Stored items from a collection:
## Files before the change

### padne_amd/_hip.py

```python
from __future__ import annotations

import ctypes as C
import weakref
import os
import sys
from dataclasses import dataclass

import numpy as np

_HERE = os.path.dirname(os.path.abspath(__file__))
LIB_PATH = os.path.join(_HERE, "libpadne_hip.so")

OK = 0
E_INVALID, E_HIP, E_NOMEM, E_NONMANIFOLD, E_NOTCONVERGED, E_COMM, E_BREAKDOWN, E_TOOLARGE, E_NOCOARSEN = \
    -1, -2, -3, -4, -5, -6, -7, -8, -9


class HipUnavailableError(RuntimeError):
    """libpadne_hip.so cannot be loaded or no MI355X is visible."""


class HipError(RuntimeError):
    def __init__(self, code: int, message: str):
        super().__init__(f"libpadne_hip error {code}: {message}")
# ... 109 lines not shown
                                       _PF64, _PF64, _PF64]),
    "padne_sampler_stats": (C.c_int, [_P, C.c_int32, _PI64, _PF64]),
    "padne_spmv_algorithmic_bytes": (_I64, [_P]),
    "padne_spmv_time": (C.c_int, [_P, _P, _P, _P, C.c_int, C.c_int, _PF64]),
}

TEST_SIGNATURES = {
    "padne_team_create": (C.c_int, [C.c_int, C.POINTER(_P)]),
    "padne_team_destroy": (C.c_int, [_P]),
    "padne_team_abort": (C.c_int, [_P]),
    "padne_ctx_join_team": (C.c_int, [_P, _P, C.c_int]),
    "padne_csr_split_tiles": (C.c_int, [_P, C.c_int, _PI64, _PI64]),
    "padne_ctx_lockstep_groups": (C.c_int, [_P, _PI64]),
    "padne_asm_second_path_count": (C.c_int, [_PI64]),
    "padne_ctx_halo_exchange_time": (C.c_int, [_P, C.c_int32, C.POINTER(C.c_double)]),
    "padne_ctx_reload_options": (C.c_int, [_P]),
}

PROBE_SIGNATURES = {
    "padne_test_product": (C.c_int, [_P, _P, C.c_int32, _I64, C.c_int32, C.c_int32, C.c_int32, C.c_int32, _P, _P, _P, _P, _P,
                                     _P, _P, _P, _P, C.c_double, _P, _PF64, _I64, _PI32]),
}

_lib = None


def load_library(path: str | None = None) -> C.CDLL:
    global _lib
    if _lib is not None and path is None:
        return _lib
    p = path or LIB_PATH
    if not os.path.exists(p):
        raise HipUnavailableError(
            f"{p} not found: build it with `python -m padne_amd.build` (hipcc --offload-arch=gfx950). "
            "padne_amd has no CPU fallback.")
    if "torch" in sys.modules:
        pass
    try:
        lib = C.CDLL(p, mode=C.RTLD_GLOBAL)
    except OSError as exc:
        raise HipUnavailableError(f"cannot load {p}: {exc}") from exc
    for name, (res, args) in list(SIGNATURES.items()) + list(TEST_SIGNATURES.items()) + list(PROBE_SIGNATURES.items()):
        fn = getattr(lib, name)
        fn.restype = res
        fn.argtypes = args
    if lib.padne_abi_version() != 1:
        raise HipUnavailableError("libpadne_hip.so ABI version mismatch; rebuild it")
    if path is None:
        _lib = lib
    return lib


def _check(rc: int) -> None:
    if rc == OK:
        return
    msg = (load_library().padne_last_error() or b"").decode("utf-8", "replace")
    if rc == E_NONMANIFOLD:
        raise ValueError(msg or "Non-manifold mesh")
    if rc == E_INVALID:
        raise ValueError(msg)
    if rc == E_NOMEM:
        raise MemoryError(msg)
    if rc == E_TOOLARGE:
        raise OverflowError(msg)
    if rc == E_NOTCONVERGED:
# ... 811 lines not shown
        _check(self.ctx._lib.padne_csr_shape(h, C.byref(nr), C.byref(nc), C.byref(nnz)))
        indptr = np.empty(nr.value + 1, dtype=np.int32)
        indices = np.empty(nnz.value, dtype=np.int32)
        data = np.empty(nnz.value, dtype=np.float64)
        _check(self.ctx._lib.padne_csr_to_host(self.ctx._h, h, _ptr(indptr, _PI32), _ptr(indices, _PI32), _ptr(data, _PF64)))
        return sp.csr_matrix((data, indices, indptr), shape=(nr.value, nc.value))

    def amg_shapes(self):
        out = []
        for level in range(32):
            entry = {}
            for which, code in (("A", 0), ("P", 1), ("R", 2)):
                h = _P()
                if self.ctx._lib.padne_amg_level(self.ctx._h, self._h, level, code, C.byref(h)) != OK:
                    continue
                nr, nc, nnz = C.c_int64(), C.c_int64(), C.c_int64()
                _check(self.ctx._lib.padne_csr_shape(h, C.byref(nr), C.byref(nc), C.byref(nnz)))
                entry[which] = (nr.value, nc.value, nnz.value)
            if "A" not in entry:
                break
            out.append(entry)
        return out

    def split_tiles(self, level: int = -1):
        a, b = C.c_int64(), C.c_int64()
        _check(self.ctx._lib.padne_csr_split_tiles(self._h, int(level), C.byref(a), C.byref(b)))
        return a.value, b.value

    def amg_apply(self, r) -> np.ndarray:
        r = _f64(r)
        if r.shape[0] != self.shape[0]:
            raise ValueError("dimension mismatch")
        z = np.empty_like(r)
        _check(self.ctx._lib.padne_amg_apply(self.ctx._h, self._h, _ptr(r, _PF64), _ptr(z, _PF64)))
        return z

    @staticmethod
    def _opts(rtol, atol, max_iter, check_every, guess, time_spmv=False, precond="jacobi", rebuild=False) -> SolveOpts:
        pc = {"jacobi": 0, "amg": 1, 0: 0, 1: 1}[precond]
        return SolveOpts(float(rtol), float(atol), int(max_iter), pc, int(check_every),
                         (1 if guess else 0) | (2 if time_spmv else 0) | (4 if rebuild else 0))

    def solve_spd(self, b, *, rtol=1e-12, atol=0.0, max_iter=200000, check_every=0, x0=None,
                  raise_on_fail=True, precond="amg", rebuild=False) -> SolveResult:
        b = _f64(b)
        n = self.shape[0] if self.ctx.halo_n_owned is None else self.ctx.halo_n_owned
# ... 27 lines not shown
```

### padne_amd/build.py

```python
from __future__ import annotations
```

* _Exercise_
Nothing may be dropped or altered. Copy every line above.

* _Answer space_
## Files before the change

### padne_amd/_hip.py

```python
from __future__ import annotations

import ctypes as C
import weakref
import os
import sys
from dataclasses import dataclass

import numpy as np

_HERE = os.path.dirname(os.path.abspath(__file__))
LIB_PATH = os.path.join(_HERE, "libpadne_hip.so")

OK = 0
E_INVALID, E_HIP, E_NOMEM, E_NONMANIFOLD, E_NOTCONVERGED, E_COMM, E_BREAKDOWN, E_TOOLARGE, E_NOCOARSEN = \
    -1, -2, -3, -4, -5, -6, -7, -8, -9


class HipUnavailableError(RuntimeError):
    """libpadne_hip.so cannot be loaded or no MI355X is visible."""


class HipError(RuntimeError):
    def __init__(self, code: int, message: str):
        super().__init__(f"libpadne_hip error {code}: {message}")
# ... 109 lines not shown
                                       _PF64, _PF64, _PF64]),
    "padne_sampler_stats": (C.c_int, [_P, C.c_int32, _PI64, _PF64]),
    "padne_spmv_algorithmic_bytes": (_I64, [_P]),
    "padne_spmv_time": (C.c_int, [_P, _P, _P, _P, C.c_int, C.c_int, _PF64]),
}

TEST_SIGNATURES = {
    "padne_team_create": (C.c_int, [C.c_int, C.POINTER(_P)]),
    "padne_team_destroy": (C.c_int, [_P]),
    "padne_team_abort": (C.c_int, [_P]),
    "padne_ctx_join_team": (C.c_int, [_P, _P, C.c_int]),
    "padne_csr_split_tiles": (C.c_int, [_P, C.c_int, _PI64, _PI64]),
    "padne_ctx_lockstep_groups": (C.c_int, [_P, _PI64]),
    "padne_asm_second_path_count": (C.c_int, [_PI64]),
    "padne_ctx_halo_exchange_time": (C.c_int, [_P, C.c_int32, C.POINTER(C.c_double)]),
    "padne_ctx_reload_options": (C.c_int, [_P]),
}

PROBE_SIGNATURES = {
    "padne_test_product": (C.c_int, [_P, _P, C.c_int32, _I64, C.c_int32, C.c_int32, C.c_int32, C.c_int32, _P, _P, _P, _P, _P,
                                     _P, _P, _P, _P, C.c_double, _P, _PF64, _I64, _PI32]),
}

_lib = None


def load_library(path: str | None = None) -> C.CDLL:
    global _lib
    if _lib is not None and path is None:
        return _lib
    p = path or LIB_PATH
    if not os.path.exists(p):
        raise HipUnavailableError(
            f"{p} not found: build it with `python -m padne_amd.build` (hipcc --offload-arch=gfx950). "
            "padne_amd has no CPU fallback.")
    if "torch" in sys.modules:
        pass
    try:
        lib = C.CDLL(p, mode=C.RTLD_GLOBAL)
    except OSError as exc:
        raise HipUnavailableError(f"cannot load {p}: {exc}") from exc
    for name, (res, args) in list(SIGNATURES.items()) + list(TEST_SIGNATURES.items()) + list(PROBE_SIGNATURES.items()):
        fn = getattr(lib, name)
        fn.restype = res
        fn.argtypes = args
    if lib.padne_abi_version() != 1:
        raise HipUnavailableError("libpadne_hip.so ABI version mismatch; rebuild it")
    if path is None:
        _lib = lib
    return lib


def _check(rc: int) -> None:
    if rc == OK:
        return
    msg = (load_library().padne_last_error() or b"").decode("utf-8", "replace")
    if rc == E_NONMANIFOLD:
        raise ValueError(msg or "Non-manifold mesh")
    if rc == E_INVALID:
        raise ValueError(msg)
    if rc == E_NOMEM:
        raise MemoryError(msg)
    if rc == E_TOOLARGE:
        raise OverflowError(msg)
    if rc == E_NOTCONVERGED:
# ... 811 lines not shown
        _check(self.ctx._lib.padne_csr_shape(h, C.byref(nr), C.byref(nc), C.byref(nnz)))
        indptr = np.empty(nr.value + 1, dtype=np.int32)
        indices = np.empty(nnz.value, dtype=np.int32)
        data = np.empty(nnz.value, dtype=np.float64)
        _check(self.ctx._lib.padne_csr_to_host(self.ctx._h, h, _ptr(indptr, _PI32), _ptr(indices, _PI32), _ptr(data, _PF64)))
        return sp.csr_matrix((data, indices, indptr), shape=(nr.value, nc.value))

    def amg_shapes(self):
        out = []
        for level in range(32):
            entry = {}
            for which, code in (("A", 0), ("P", 1), ("R", 2)):
                h = _P()
                if self.ctx._lib.padne_amg_level(self.ctx._h, self._h, level, code, C.byref(h)) != OK:
                    continue
                nr, nc, nnz = C.c_int64(), C.c_int64(), C.c_int64()
                _check(self.ctx._lib.padne_csr_shape(h, C.byref(nr), C.byref(nc), C.byref(nnz)))
                entry[which] = (nr.value, nc.value, nnz.value)
            if "A" not in entry:
                break
            out.append(entry)
        return out

    def split_tiles(self, level: int = -1):
        a, b = C.c_int64(), C.c_int64()
        _check(self.ctx._lib.padne_csr_split_tiles(self._h, int(level), C.byref(a), C.byref(b)))
        return a.value, b.value

    def amg_apply(self, r) -> np.ndarray:
        r = _f64(r)
        if r.shape[0] != self.shape[0]:
            raise ValueError("dimension mismatch")
        z = np.empty_like(r)
        _check(self.ctx._lib.padne_amg_apply(self.ctx._h, self._h, _ptr(r, _PF64), _ptr(z, _PF64)))
        return z

    @staticmethod
    def _opts(rtol, atol, max_iter, check_every, guess, time_spmv=False, precond="jacobi", rebuild=False) -> SolveOpts:
        pc = {"jacobi": 0, "amg": 1, 0: 0, 1: 1}[precond]
        return SolveOpts(float(rtol), float(atol), int(max_iter), pc, int(check_every),
                         (1 if guess else 0) | (2 if time_spmv else 0) | (4 if rebuild else 0))

    def solve_spd(self, b, *, rtol=1e-12, atol=0.0, max_iter=200000, check_every=0, x0=None,
                  raise_on_fail=True, precond="amg", rebuild=False) -> SolveResult:
        b = _f64(b)
        n = self.shape[0] if self.ctx.halo_n_owned is None else self.ctx.halo_n_owned
# ... 27 lines not shown
```

### padne_amd/build.py

```python
from __future__ import annotations
```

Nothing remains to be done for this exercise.